** Opening MATERIALS PROVIDED block **

__device__ __forceinline__ void gload16_s(v4u &dst, uint32_t voff, const void *sbase)
{
    const void *t;
    asm volatile("s_mov_b64 %1, %3\n\tglobal_load_dwordx4 %0, %2, %1" : "=v"(dst), "=&s"(t) : "v"(voff), "s"(sbase));
}
__device__ __forceinline__ void gload16x2_s(v4u &dst0, v4u &dst1, uint32_t voff, const void *sbase)
// ... 290 lines not shown
                const uint32_t x = (my_xcd + k) & 7u;
                const uint32_t lo = aa.pass_base[(uint32_t)((uint64_t)n_slabs * x / 8u)], hi = aa.pass_base[(uint32_t)((uint64_t)n_slabs * (x + 1u) / 8u)];
                if (lo == hi) continue;
                const uint32_t got = atomicAdd(&sched[2u + 32u * x], 1u);
                if (got < hi - lo) return aa.order ? aa.order[lo + got] : lo + got;
            }
            return 0xFFFFFFFFu;
        } else {
            if (!sched) return static_next += gridDim.x;
            return gridDim.x + atomicAdd(&sched[0], 1u);
        }
    };
    uint32_t *ktok = nullptr;
    if (!kArea && sched && (ablate_arg & 4096)) {
        const uint32_t hw = __builtin_amdgcn_s_getreg(63492), xcc = __builtin_amdgcn_s_getreg(63508);
        ktok = sched + 2u + ((((xcc & 7u) * 8u + ((hw >> 13) & 7u)) * 2u + ((hw >> 12) & 1u)) * 16u + ((hw >> 8) & 15u));
    }
    uint32_t parity = 0;
    if (tid == 0) tickets[0] = kArea ? draw() : blockIdx.x;

    uint64_t hit_slot = 0, hit_slot_end = 0;
    uint32_t t_prev = 0xFFFFFFFFu;
    for (;;) {
        block_sync();
        const uint32_t ticket = tickets[parity];
        parity ^= 1u;
        if (kArea ? ticket == 0xFFFFFFFFu : ticket >= n_tickets) {
            if (tid == 0 && sched && atomicAdd(&sched[1], 1u) == gridDim.x - 1u) {
                store_agent(&sched[1], 0u);
                if (kArea)
                    for (uint32_t x = 0; x < 8u; ++x) store_agent(&sched[2u + 32u * x], 0u);
                asm volatile("s_waitcnt vmcnt(0)" ::: "memory");
                store_agent(&sched[0], 0u);
            }
            break;
        }
        const bool short_pass = !kArea && ticket >= n_norm;
        const uint32_t hsel = short_pass ? (ticket - n_norm) & 1u : 0u;
        const uint32_t seq = short_pass ? n_norm + ((ticket - n_norm) >> 1) : ticket;
        uint32_t p = p_begin + seq;
        auto pbase = [&](uint32_t tile) { return kArea ? aa.pass_base[tile] : mfma_pass_base(tile, n_slabs); };
        auto tile_of_pass = [&](uint32_t pp) {
            uint32_t lo = 0, hi = n_slabs;
            while (hi - lo > 1) {
                const uint32_t mid = (lo + hi) / 2;
                if (pbase(mid) <= pp) lo = mid; else hi = mid;
            }
            return lo;
        };
        uint32_t t;
        if (kArea && (ticket & kAreaDecoded)) {
            t = (ticket >> 12) & 0xFFFu;
            p = pbase(t) + (ticket & 0xFFFu);
        } else
#ifndef LDX_AB_FORWARD_TILES
        if constexpr (!kArea) {
            const uint32_t mirrored = p_end - 1u - seq;
            t = tile_of_pass(mirrored);
            const uint32_t lo_t = pbase(t) > p_begin ? pbase(t) : p_begin;
            const uint32_t hi_t = (t + 1u < n_slabs && pbase(t + 1u) < p_end) ? pbase(t + 1u) : p_end;
            p = lo_t + (hi_t - 1u - mirrored);
        } else
#endif
        {
            t = tile_of_pass(p);
        }
        const bool new_tile = t != t_prev;
        t_prev = t;
        const uint64_t tb = base64(t), te = base64(t + 1u);
        const uint64_t area_first = kArea ? tb + (aa.g_begin[t] - 2u * t) : 0u;
        const uint64_t pass = (kArea ? area_first : tb) + (uint64_t)(p - pbase(t)) * kMfmaWaves;
        const uint64_t seg_begin = kArea ? area_first : (v_begin > tb ? v_begin : tb);
        const uint64_t seg_end = kArea ? tb + (aa.g_end[t] > 2u * t ? aa.g_end[t] - 2u * t : 0u) : (v_end < te ? v_end : te);
        const uint32_t b_off = kFp4 ? ((tid >> 7) * kSlab + (tid & 127u)) * 16u : (tid >> 1) * kBRow + (tid & 1u) * 64u;
        const uint32_t nblocks = kFp4 ? nchunks / 2u : nchunks;

        auto pass_body = [&](auto mm_c) {
            constexpr int MM = decltype(mm_c)::value;
            const uint64_t vv = pass + wave;
            const bool active = vv >= seg_begin && vv < seg_end;
            const uint32_t g64 = (uint32_t)((vv < te ? vv : pass) - tb) + 2u * t;
            const uint32_t roff = MM == 1 ? 32u * hsel : 0u;
            const uint32_t row0 = g64 * kRows64 + roff;
            const uint4 *ai = alt + ((size_t)(row0 / kSlab) * nchunks) * kSlab + (row0 % kSlab) + l32 + (kFp4 ? half * kSlab : 0u);
            constexpr uint32_t kAStride = kFp4 ? 2u * kSlab : kSlab;

            typedef std::conditional_t<kFp4, v16f, v16i> acc_t;
            typedef std::conditional_t<kFp4, float, int> accel_t;
            auto count_of = [](accel_t x) { if constexpr (kFp4) return (uint32_t)x; else return (uint32_t)x >> 3; };
            acc_t acc[MM][4];
#pragma unroll
            for (int m = 0; m < MM; ++m)
#pragma unroll
                for (int tt = 0; tt < 4; ++tt)
#pragma unroll
                    for (int e = 0; e < 16; ++e) acc[m][tt][e] = 0;

            auto read_bf = [&](v4i (&bf)[4], const unsigned char *buf, int w) {
#pragma unroll
                for (int tt = 0; tt < 4; ++tt)
#ifdef LDX_AB_NOBREAD
                    bf[tt] = v4i{(int)(uintptr_t)buf + w + tt, 1, 1, 1};
#else
                    bf[tt] = kFp4 ? *reinterpret_cast<const v4i *>(buf + (((uint32_t)w * 2u + half) * kSlab + 32u * tt + l32) * 16u)
                                  : *reinterpret_cast<const v4i *>(buf + (32u * tt + l32) * kBRow + w * 32u + half * 16u);
#endif
            };
            auto mma8 = [&](const v4i (&af)[MM], const v4i (&bf)[4]) {
#pragma unroll
                for (int m = 0; m < MM; ++m)
#pragma unroll
                    for (int tt = 0; tt < 4; ++tt)
#ifdef LDX_AB_NOMFMA
                        asm volatile("" : "+v"(acc[m][tt]) : "v"(af[m]), "v"(bf[tt]));
#else
                    {
                        if constexpr (kFp4) {
                            const v8i a8v = {af[m].x, af[m].y, af[m].z, af[m].w, 0, 0, 0, 0};
                            const v8i b8v = {bf[tt].x, bf[tt].y, bf[tt].z, bf[tt].w, 0, 0, 0, 0};
                            acc[m][tt] = __builtin_amdgcn_mfma_scale_f32_32x32x64_f8f6f4(a8v, b8v, acc[m][tt], 4, 4, 0, 0, 0, 0);
                        } else {
                            acc[m][tt] = __builtin_amdgcn_mfma_i32_32x32x32_i8(af[m], bf[tt], acc[m][tt], 0, 0, 0);
                        }
                    }
#endif
            };
            auto interleave = [&]() {
                __builtin_amdgcn_sched_group_barrier(0x100, 4, 0);
#pragma unroll
                for (int k = 0; k < 4 * MM; ++k) {
                    __builtin_amdgcn_sched_group_barrier(0x008, 1, 0);
                    __builtin_amdgcn_sched_group_barrier(0x002, LDX_VALU_PER_MFMA, 0);
                }
            };
            auto lds_barrier = [&]() {
                __builtin_amdgcn_sched_barrier(0);
#ifndef LDX_AB_NOBARRIER
                __builtin_amdgcn_s_waitcnt(0xC07F);
                __builtin_amdgcn_s_barrier();
#endif
                __builtin_amdgcn_sched_barrier(0);
            };

            LDX_STAMP(0);
            v4u ar[3][MM];
            auto touch_ring = [&](int k) {
                if constexpr (MM == 2) asm volatile("" : "+v"(ar[k][0]), "+v"(ar[k][1]));
                else asm volatile("" : "+v"(ar[k][0]));
            };
            typedef std::conditional_t<kFp4, v4u, v2u> bring_t;
            bring_t br[3];
            auto clampc = [&](uint32_t c) { return c < nblocks ? c : nblocks - 1u; };
            constexpr uint32_t kBlockBytes = kAStride * 16u;
            const uint32_t b_voff = kFp4 ? (uint32_t)((((size_t)t * nchunks + (tid >> 7)) * kSlab + (tid & 127u)) * 16u)
                                         : (uint32_t)(((size_t)t * nchunks * kSlab) * 16u + tid * 8u);
            const uint32_t a_voff = (uint32_t)((size_t)(ai - alt) * 16u);
            auto block_base = [&](uint32_t blk) { return reinterpret_cast<const unsigned char *>(alt) + (size_t)blk * kBlockBytes; };
            auto load_b = [&](bring_t &dst, uint32_t blk) {
                if constexpr (kFp4) gload16_s(dst, b_voff, block_base(blk));
                else gload8_s(dst, b_voff, block_base(blk));
            };
            auto load_a = [&](v4u (&dst)[MM], uint32_t blk) {
                if constexpr (MM == 2) gload16x2_s(dst[0], dst[1], a_voff, block_base(blk));
                else gload16_s(dst[0], a_voff, block_base(blk));
            };
            auto bquarter = [&](unsigned char *buf, const bring_t &bits, int q) {
// ... 97 lines not shown
            block_sync();
            LDX_STAMP(1);
            if (ablate & 32) __builtin_amdgcn_s_setprio(2);
#if defined(LDX_AB_BANDPRIO)
            if (kArea) { if (LDX_AB_BANDPRIO == 1 ? (blockIdx.x >= gridDim.x / 2u) : (blockIdx.x & 1u)) __builtin_amdgcn_s_setprio(1); else __builtin_amdgcn_s_setprio(0); }
#endif
            v4i af0[MM], bf0[4], af1[MM], bf1[4];
            read_bf(bf0, bexp, 0);
#pragma unroll
            for (int m = 0; m < MM; ++m) af0[m] = expand_a(ar[0][m].x);

            const uint32_t nch_run = (ablate & 2) ? 1u : nblocks;
#ifdef LDX_CHUNK_STAMPS
            unsigned long long cst[6] = {0, 0, 0, 0, 0, 0};
#endif
#define LDX_CHUNK(CUR, NXT, FAR, cc)                                                                               \
            {                                                                                                      \
                const uint32_t c_ = (cc);                                                                          \
                const unsigned char *rd = bexp + (c_ & 1u) * kBBuf;                                                \
                unsigned char *wr = bexp + ((c_ + 1u) & 1u) * kBBuf;                                               \
                const uint32_t c3 = clampc(c_ + 2u);                                                               \
                LDX_CSTAMP(0)                                                                                      \
                 \
                       \
                load_b(br[FAR], c3);                                                                               \
                load_a(ar[FAR], c3);                                                                               \
                asm volatile("s_waitcnt vmcnt(%0)" : : "n"(MM == 2 ? 5 : 3));    \
                asm volatile("" : "+v"(br[NXT]));                                                                  \
                      \
                read_bf(bf1, rd, 1);                                                                               \
                _Pragma("unroll") for (int m = 0; m < MM; ++m) af1[m] = expand_a(ar[CUR][m].y);               \
                bquarter(wr, br[NXT], 1);                                                                          \
                mma8(af0, bf0);                                                                                    \
                interleave();                                                                                      \
                __builtin_amdgcn_sched_barrier(0);                                                                 \
                LDX_CSTAMP(1)                                                                                      \
                                             \
                read_bf(bf0, rd, 2);                                                                               \
                _Pragma("unroll") for (int m = 0; m < MM; ++m) af0[m] = expand_a(ar[CUR][m].z);               \
                bquarter(wr, br[NXT], 2);                                                                          \
                mma8(af1, bf1);                                                                                    \
                interleave();                                                                                      \
                __builtin_amdgcn_sched_barrier(0);                                                                 \
                LDX_CSTAMP(2)                                                                                      \
                                             \
                read_bf(bf1, rd, 3);                                                                               \
                _Pragma("unroll") for (int m = 0; m < MM; ++m) af1[m] = expand_a(ar[CUR][m].w);               \
                bquarter(wr, br[NXT], 3);                                                                          \
                mma8(af0, bf0);                                                                                    \
                interleave();                                                                                      \
                __builtin_amdgcn_sched_barrier(0);                                                                 \
                LDX_CSTAMP(3)                                                                                      \
                lds_barrier();                        \
                LDX_CSTAMP(4)                                                                                      \
                   \
                 \
                           \
                asm volatile("s_waitcnt vmcnt(%0)" : : "n"(MM));                                                   \
                touch_ring(NXT);                                                                                   \
                asm volatile("" : "+v"(br[FAR]));                                                                  \
                read_bf(bf0, wr, 0);                                                                               \
                _Pragma("unroll") for (int m = 0; m < MM; ++m) af0[m] = expand_a(ar[NXT][m].x);               \
                bquarter(bexp + (c_ & 1u) * kBBuf, br[FAR], 0);                                                    \
                mma8(af1, bf1);                                                                                    \
                interleave();                                                                                      \
                __builtin_amdgcn_sched_barrier(0);                                                                 \
                LDX_CSTAMP(5)                                                                                      \
            }
#define LDX_CHUNK_IDLE(NXT, FAR, cc)                                                                               \
            {                                                                                                      \
                const uint32_t c_ = (cc);                                                                          \
                unsigned char *wr = bexp + ((c_ + 1u) & 1u) * kBBuf;                                               \
                load_b(br[FAR], clampc(c_ + 2u));                                                                  \
                asm volatile("s_waitcnt vmcnt(1)");                                 \
                asm volatile("" : "+v"(br[NXT]));                                                                  \
                bquarter(wr, br[NXT], 1);                                                                          \
                bquarter(wr, br[NXT], 2);                                                                          \
                bquarter(wr, br[NXT], 3);                                                                          \
                lds_barrier();                                                                                     \
                asm volatile("s_waitcnt vmcnt(0)");                                                                \
                asm volatile("" : "+v"(br[FAR]));                                                                  \
                bquarter(bexp + (c_ & 1u) * kBBuf, br[FAR], 0);                                                    \
            }
            if (__builtin_expect(!active, 0)) {
                for (uint32_t c = 0; c < nch_run; c += 3) {
                    LDX_CHUNK_IDLE(1, 2, c)
                    if (c + 1 < nch_run) LDX_CHUNK_IDLE(2, 0, c + 1)
                    if (c + 2 < nch_run) LDX_CHUNK_IDLE(0, 1, c + 2)
                }
            } else {
#ifdef LDX_AB_PEEL
            if constexpr (!kArea) {
                LDX_CHUNK(0, 1, 2, 0u)
                for (uint32_t c = 1; c < nch_run; c += 3) {
                    LDX_CHUNK(1, 2, 0, c)
                    if (c + 1 < nch_run) LDX_CHUNK(2, 0, 1, c + 1)
                    if (c + 2 < nch_run) LDX_CHUNK(0, 1, 2, c + 2)
                }
            } else
#endif
            {
                for (uint32_t c = 0; c < nch_run; c += 3) {
                    LDX_CHUNK(0, 1, 2, c)
                    if (c + 1 < nch_run) LDX_CHUNK(1, 2, 0, c + 1)
                    if (c + 2 < nch_run) LDX_CHUNK(2, 0, 1, c + 2)
                }
            }
            }
#undef LDX_CHUNK
#undef LDX_CHUNK_IDLE
            asm volatile("s_waitcnt vmcnt(0)");
            touch_ring(0);
            touch_ring(1);
            touch_ring(2);
            asm volatile("" : "+v"(br[0]), "+v"(br[1]), "+v"(br[2]));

** Closing MATERIALS PROVIDED block **

**PROBLEM DESCRIPTION:**
Above are records; repeat only the lines starting at the line with "const uint4 *ai" and ending at the line with "bf[tt] = kFp4", exactly as they appear, both included.

**TASK ANSWER:**
            const uint4 *ai = alt + ((size_t)(row0 / kSlab) * nchunks) * kSlab + (row0 % kSlab) + l32 + (kFp4 ? half * kSlab : 0u);
            constexpr uint32_t kAStride = kFp4 ? 2u * kSlab : kSlab;

            typedef std::conditional_t<kFp4, v16f, v16i> acc_t;
            typedef std::conditional_t<kFp4, float, int> accel_t;
            auto count_of = [](accel_t x) { if constexpr (kFp4) return (uint32_t)x; else return (uint32_t)x >> 3; };
            acc_t acc[MM][4];
#pragma unroll
            for (int m = 0; m < MM; ++m)
#pragma unroll
                for (int tt = 0; tt < 4; ++tt)
#pragma unroll
                    for (int e = 0; e < 16; ++e) acc[m][tt][e] = 0;

            auto read_bf = [&](v4i (&bf)[4], const unsigned char *buf, int w) {
#pragma unroll
                for (int tt = 0; tt < 4; ++tt)
#ifdef LDX_AB_NOBREAD
                    bf[tt] = v4i{(int)(uintptr_t)buf + w + tt, 1, 1, 1};
#else
                    bf[tt] = kFp4 ? *reinterpret_cast<const v4i *>(buf + (((uint32_t)w * 2u + half) * kSlab + 32u * tt + l32) * 16u)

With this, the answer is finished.